Oil prices gained for a fourth straight session on Wednesday with tight supply worries offsetting concerns about a weaker global economy.
U.S. West Texas Intermediate (WTI) crude futures were up $1.00, or 0.88%, to $113.01 a barrel.
Both contracts rose more than 2% on Tuesday as concerns over tight supplies due to Western sanctions on Russia outweighed fears of that demand may slow in a potential future recession.
Prices rose as G7 countries agreed to explore options to impose price caps on Russian oil exports.
“Given that almost 1/5 of global oil producing capacity today is under some form of sanctions (Iran, Venezuela, Russia), we believed there is no practical way to keep these barrels out of a market that was already exceptionally tight,” JP Morgan said in a research note.

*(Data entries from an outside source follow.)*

# levendlee/np-modeling

Measured on AMD Instinct MI355X. Metric: fwd+bwd samples/sec, TransformerEncoder d=1024 seq=512, higher is better.
Workload: dtype f32; 1 GPU; TransformerEncoder fwd+bwd+SGD step, d_model=1024, heads=8, seq=512, hidden_units=4096, pre-norm, batch 256/GPU (BASELINE.json configs[4] per-GPU shard; global batch 256); global_batch=256, seq_len=512, parallelism=single GPU

## Files before the change

np_modeling_amd/csrc/npm_attn.hip:

```cpp
#include <algorithm>
#include <cmath>
#include <cstring>

#include "npm_mfma_tile.h"

namespace {

using npm_tile::f32x16;
using npm_tile::xcd_remap;

constexpr float LOG2E = 1.44269504088896340736f;
constexpr float LN2 = 0.69314718055994530942f;
constexpr int OOB = 0x7FFFFFFF;

struct MhaArgs {
    const float *q, *k, *v;
    long q_pitch, k_pitch, v_pitch;
    float *ctx;
    long ctx_pitch;
    float *lse;
    float *delta;
    long delta_sb, delta_sh;
    int delta_len;
    float *lse2;
    int sq_pad;
    const unsigned char *skip;
    long skip_sb, skip_sh;
    int skip_nkb;
    long skip_all;
    const float *dctx;
    long dctx_pitch;
    float *dq, *dk, *dv;
    long dq_pitch, dk_pitch, dv_pitch;
    const unsigned char *mask;
    long mask_sb, mask_sh, mask_sq;
    float *scores;
    int batch, heads, seq_q, seq_kv;
    int kv_heads;
    float scale;
    int q_tiles;
    int q_pair;
    int stagger;
    long long *trace;
};

template <int D>
struct Tile {
    static constexpr int CPR = D / 4;
    static constexpr int SWZ = (CPR < 16 ? CPR : 16) - 1;
    __host__ __device__ static constexpr int sw(int row) {
        return D >= 64 ? ((row & 15) ^ ((row & 4) << 1))
             : D == 32 ? (((row >> 1) & 1) | (((row >> 3) & 1) << 1) | (((row >> 2) & 1) << 2))
                       : (((row >> 3) & 1) << 1);
    }
    __host__ __device__ static constexpr int prow(int row) { return D <= 32 ? row ^ ((row >> 2) & 1) : row; }
    static constexpr int PIECE_ROWS = 256 / D;
    static constexpr int NG = D / 8;
    static constexpr int NB = NG < 8 ? NG : 8;
    static_assert(D == 16 || D == 32 || D == 64 || D == 128 || D == 256, "head dim (256: the dS tile of a 256-key block)");
    __device__ static __forceinline__ int chunk(int row, int c) { return prow(row) * D + ((c ^ sw(row)) << 2); }
    __device__ static __forceinline__ int elem(int row, int col) { return prow(row) * D + ((((col >> 2) ^ sw(row)) << 2) | (col & 3)); }
    __device__ static __forceinline__ unsigned src(int lane, int piece, long pitch) {
        const int row = prow(piece * PIECE_ROWS + lane / CPR);
        const int c = (lane % CPR) ^ sw(row);
        return (unsigned)((row * pitch + c * 4) * 4);
    }
    __device__ static __forceinline__ void row_bases(int l32, int half, int (&rb)[NB]) {
#pragma unroll
        for (int j = 0; j < NB; ++j) rb[j] = chunk(l32, 2 * j + half);
    }
    __device__ static constexpr int row_imm(int g) { return (g >> 3) * 64; }
    static constexpr int VEC = D >= 32 ? D / 32 : 1;
    __device__ static __forceinline__ void vec_bases(int half, int l32, int (&vb)[2][4]) {
        const int col = VEC * (D < 32 ? (l32 & (D - 1)) : l32);
#pragma unroll
        for (int par = 0; par < 2; ++par)
#pragma unroll
            for (int k = 0; k < 4; ++k) vb[par][k] = elem(4 * half + k + 8 * par, col);
    }
    __device__ static constexpr int vec_imm(int r) { return 16 * (r >> 3) * D; }
};
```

Norbert Rucker from Julius Baer said the price cap concept was difficult to grasp given the presence of multiple oil prices for multiple grades and thousands of actors along the supply chain.
“Buyers would need to collude in a cartel and build a credible ‘threat’ backdrop, both of which are challenging,” he said.
Also supporting prices were concerns about the ability of Saudi Arabia and the United Arab Emirates to activate their spare capacity to make up for lost Russian supply.
French President Emmanuel Macron said this week he was told these producers will struggle to increase output further.
“Investors made position adjustments, but remained bullish on expectations that Saudi Arabia and the United Arab Emirates would not be able to raise output significantly to meet recovering demand, driven by a pick-up in jet fuels,” said Hiroyuki Kikukawa, general manager of research at Nissan Securities.
OPEC and OPEC+, which includes allies such as Russia, began a series of two-day meetings on Wednesday with sources saying chances of a big policy change look unlikely this month.
Analysts also warned that political unrest in Ecuador and Libya could tighten supply further.